Items from a dataset
□ □ □ □ □

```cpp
template <typename T, int QZ, int RR, typename S = float, bool FULL = false, int QK = 0>
__global__ __launch_bounds__(512, 1) void k_xattn_seg(const T* __restrict__ q, int ldq, const T* ck, const T* cvt, int Tk,
                                                     int H, int npair, int nsp, const int* __restrict__ win_row0,
                                                     const int* __restrict__ win_nrows,
                                                     const int* __restrict__ win_slot, int64_t win_stride, XQPart xq,
                                                     T* __restrict__ out, int ldo) {
  constexpr int NW = 8, SMAX = XsShape<RR>::SMAX, PPASS = 512 / (RR * 16);
  constexpr bool QP = QZ > 0;
  constexpr bool QF = QK > 0;
  __shared__ float seg_m[SMAX][RR], seg_l[SMAX][RR];
  __shared__ __attribute__((aligned(16))) float seg_o[SMAX][RR][68];
  __shared__ __attribute__((aligned(16))) T qs[XS_QP][16][72];
  __shared__ int s_ticket[2];
  __shared__ int s_wnr[XS_QP], s_wr0[XS_QP];
  const int tid = threadIdx.x, lane = tid & 63, wave = tid >> 6;
  const int r = lane & 15, g = lane >> 4;
// ... 186 lines not shown
  XS_MARK(3);

  typedef unsigned u32x4 __attribute__((ext_vector_type(4)));
  const auto rs = __builtin_amdgcn_make_buffer_rsrc(xq.split_rec, 0, 0x7fffffff, 0x00020000);
  const int part = tid / (RR * 16), t = tid - part * (RR * 16), qq = t >> 4, dc = (t & 15) * 4;
  auto emit = [&](int pj, const float4_t& o) {
    int wj, hj;
    pair_wh(pj, wj, hj);
    store4(out + (int64_t)(s_wr0[pj - pa] + qq) * ldo + hj * 64 + dc, o[0], o[1], o[2], o[3]);
  };
#pragma unroll
  for (int pass = 0; pass < (XS_QP + PPASS - 1) / PPASS; ++pass) {
    const int pj = pa + pass * PPASS + part;
    if (pj <= plast && qq < s_wnr[pj - pa]) {
      const int l0 = pj * nsp - s0, l1 = l0 + nsp;
      if (l0 >= 0 && l1 <= cnt) {
        emit(pj, xs_merge(nsp, [&](int k, float& m, float& l, float4_t& o) {
               m = seg_m[l0 + k][qq];
               l = seg_l[l0 + k][qq];
               o = *reinterpret_cast<const float4_t*>(&seg_o[l0 + k][qq][dc]);
             }));
      } else {
        for (int s = max(l0, 0); s < min(l1, cnt); ++s) {
          const int rb = (pj * nsp + (s - l0)) * XREC * 4;
          const float4_t o = *reinterpret_cast<const float4_t*>(&seg_o[s][qq][dc]);
          __builtin_amdgcn_raw_buffer_store_b128(__builtin_bit_cast(u32x4, o), rs, rb + (qq * 64 + dc) * 4, 0, 16);
          if (dc == 0) {
            __builtin_amdgcn_raw_buffer_store_b32(__builtin_bit_cast(unsigned, seg_m[s][qq]), rs, rb + (1024 + qq) * 4, 0, 16);
            __builtin_amdgcn_raw_buffer_store_b32(__builtin_bit_cast(unsigned, seg_l[s][qq]), rs, rb + (1040 + qq) * 4, 0, 16);
          }
        }
      }
    }
  }
  asm volatile("s_waitcnt vmcnt(0)" ::: "memory");
  __syncthreads();
  XS_MARK(4);
  const bool cut_a = pa * nsp < s0 || pa * nsp + nsp > s1;
  const bool cut_b = plast != pa && plast * nsp + nsp > s1;
  if (tid == 0) {
    const int ca = min(s1, pa * nsp + nsp) - s0, cb = s1 - plast * nsp;
    s_ticket[0] = cut_a && __hip_atomic_fetch_add(xq.split_cnt + pa, ca, __ATOMIC_RELAXED, __HIP_MEMORY_SCOPE_AGENT) + ca == nsp;
    s_ticket[1] = cut_b && __hip_atomic_fetch_add(xq.split_cnt + plast, cb, __ATOMIC_RELAXED, __HIP_MEMORY_SCOPE_AGENT) + cb == nsp;
  }
  __syncthreads();
  XS_MARK(5);
  CT_MARK(CT_XATTN, 3);
  if (part > 1 || !s_ticket[part]) return;
  __builtin_amdgcn_fence(__ATOMIC_ACQUIRE, "wavefront");
// ... 6 lines not shown
         l = __builtin_bit_cast(float, __builtin_amdgcn_raw_buffer_load_b32(rs, rb + (1040 + qq) * 4, 0, 16));
         o = __builtin_bit_cast(float4_t, __builtin_amdgcn_raw_buffer_load_b128(rs, rb + (qq * 64 + dc) * 4, 0, 16));
       }));
  XS_MARK(6);
}

#if WH_TUNING
}
WH_CT_READER(kernels)
extern "C" int wh_tune_xs_trace(unsigned long long* out) {
  return hipMemcpyFromSymbol(out, HIP_SYMBOL(wh::g_xs_trace), sizeof(wh::g_xs_trace)) == hipSuccess ? 0 : -1;
}
namespace wh {
#endif

int xattn_seg_grid(int npair, int nsp, int smax) {
  const int nseg = npair * nsp;
  int k = (nseg + 256 * 8 - 1) / (256 * 8), forced = 0;
  if (const char* e = tune_env("WHISPER_HIP_XS_K")) {
    const int v = atoi(e);
    if (v >= 1) k = v, forced = 1;
    if (v < 0) {
      const int nwg = std::min(-v, nseg);
      return (nseg + nwg - 1) / nwg > smax ? (nseg + smax - 1) / smax : nwg;
    }
  }
  if (!forced && npair >= 192) {
    const int ppw = (npair + 255) / 256, nwg = (npair + ppw - 1) / ppw;
    if (nwg >= 192 && ppw * nsp <= smax) return nwg;
  }
  if (k > smax / 8) k = smax / 8;
  int nwg = k == 1 ? (nseg < 200 ? nseg : 200) : (nseg + 8 * k - 1) / (8 * k);
  if ((nseg + nwg - 1) / nwg > smax) nwg = (nseg + smax - 1) / smax;
  return nwg;
}

__global__ __launch_bounds__(256) void k_wq_frag(const half_t* __restrict__ w, half_t* __restrict__ f, int n) {
  const int QK = n / 64, total = n * n / 8;
  for (int i = blockIdx.x * 256 + threadIdx.x; i < total; i += gridDim.x * 256) {
    const int l = i % 64, t0 = i / 64, s = t0 % QK, t1 = t0 / QK, kh = t1 % 2, t2 = t1 / 2, c = t2 % 4, h = t2 / 4;
    const int row = h * 64 + c * 16 + (l & 15), col = kh * (n / 2) + 32 * s + 8 * (l >> 4);
    *reinterpret_cast<float4_t*>(f + (int64_t)i * 8) = *reinterpret_cast<const float4_t*>(w + (int64_t)row * n + col);
  }
}
void launch_wq_frag(const void* w, void* f, int n, hipStream_t st) {
  k_wq_frag<<<256, 256, 0, st>>>(reinterpret_cast<const half_t*>(w), reinterpret_cast<half_t*>(f), n), wh_launched("k_wq_frag");
}

template <typename T>
void launch_cross_attn(const T* q, int ldq, const T* ck, const T* cv, int Tk, int H, int nsplit, int nwin,
                       const int* win_row0, const int* win_nrows, const int* win_slot, int64_t win_stride, float* po,
                       float* pm, float* pl, T* out, int ldo, int rows, float* qk_out, const int* qk_map, int qk_rows,
                       hipStream_t st, XQPart xq) {
  if (rows <= 0) return;
  const int nsp = (Tk + 63) / 64;
  if (xq.max_rows >= 1 && xq.max_rows <= 16 && !qk_map && xq.split_rec && xq.split_cnt && nsp <= XS_NSP &&
      nwin * H <= xq.max_pairs) {
    const int npair = nwin * H;
    const int nwg_xs = xattn_seg_grid(npair, nsp, xq.max_rows <= 8 ? XsShape<8>::SMAX : XsShape<16>::SMAX);
    const bool full = (npair * nsp) / nwg_xs >= 8;
    if (xq.part_half && sizeof(T) != 2) {
      wh_set_launch_error("launch_cross_attn: fp16 query slabs in an fp32 context");
      return;
    }
    if (xq.qx) {
      if constexpr (sizeof(T) == 2) {
        if (!xq.qwf || !xq.bias || !xattn_fused_q(H * 64, xq.max_rows, (int)sizeof(T)) || nsp != XS_NSP) {
          wh_set_launch_error("launch_cross_attn: fused query projection outside its shapes");
          return;
        }
#define XQF(FULL_)                                                                                            \
  k_xattn_seg<T, 0, 8, float, FULL_, 20><<<nwg_xs, 512, 0, st>>>(q, ldq, ck, cv, Tk, H, npair, nsp, win_row0, \
                                                                 win_nrows, win_slot, win_stride, xq, out, ldo), \
      wh_launched("k_xattn_seg<qproj>")
        if (full) XQF(true);
        else XQF(false);
#undef XQF
      } else {
        wh_set_launch_error("launch_cross_attn: fused query projection in an fp32 context");
      }
      return;
    }
#define XSF(QZ_, RR_, S_)                                                                                         \
  if (full)                                                                                                     \
    k_xattn_seg<T, QZ_, RR_, S_, true><<<nwg_xs, 512, 0, st>>>(q, ldq, ck, cv, Tk, H, npair, nsp, win_row0,       \
                                                               win_nrows, win_slot, win_stride, xq, out, ldo), wh_launched("k_xattn_seg");   \
  else                                                                                                          \
    k_xattn_seg<T, QZ_, RR_, S_, false><<<nwg_xs, 512, 0, st>>>(q, ldq, ck, cv, Tk, H, npair, nsp, win_row0,      \
                                                                win_nrows, win_slot, win_stride, xq, out, ldo), wh_launched("k_xattn_seg")
#define XS(QZ_, RR_)                          \
  if constexpr (sizeof(T) == 2 && QZ_ > 0) {  \
    if (xq.part_half) {                       \
      XSF(QZ_, RR_, half_t);                  \
      return;                                 \
    }                                         \
  }                                           \
  XSF(QZ_, RR_, float)
#define XSR(QZ_)                        \
  if (xq.max_rows <= 8) {               \
// ... 259 lines not shown
```

### whisper.coreml_amd/csrc/wh_runtime.hip

```cpp
#include <hip/hip_runtime.h>

#include <algorithm>
#include <chrono>
#include <cmath>
#include <cstdio>
#include <cstring>
#include <set>
#include <string>
#include <vector>

#include "whisper_hip.h"
#include "wh_align.h"
#include "wh_audio.h"
#include "wh_gemm.h"
#include "wh_host.h"
#include "wh_kernels.h"

using namespace wh;

static thread_local std::string g_release_error;

namespace {
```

□ □ □ □ □

— Task brief —
Count the lines in the records above that contain the word "unsigned", and give only the number.

— Exercise response —
4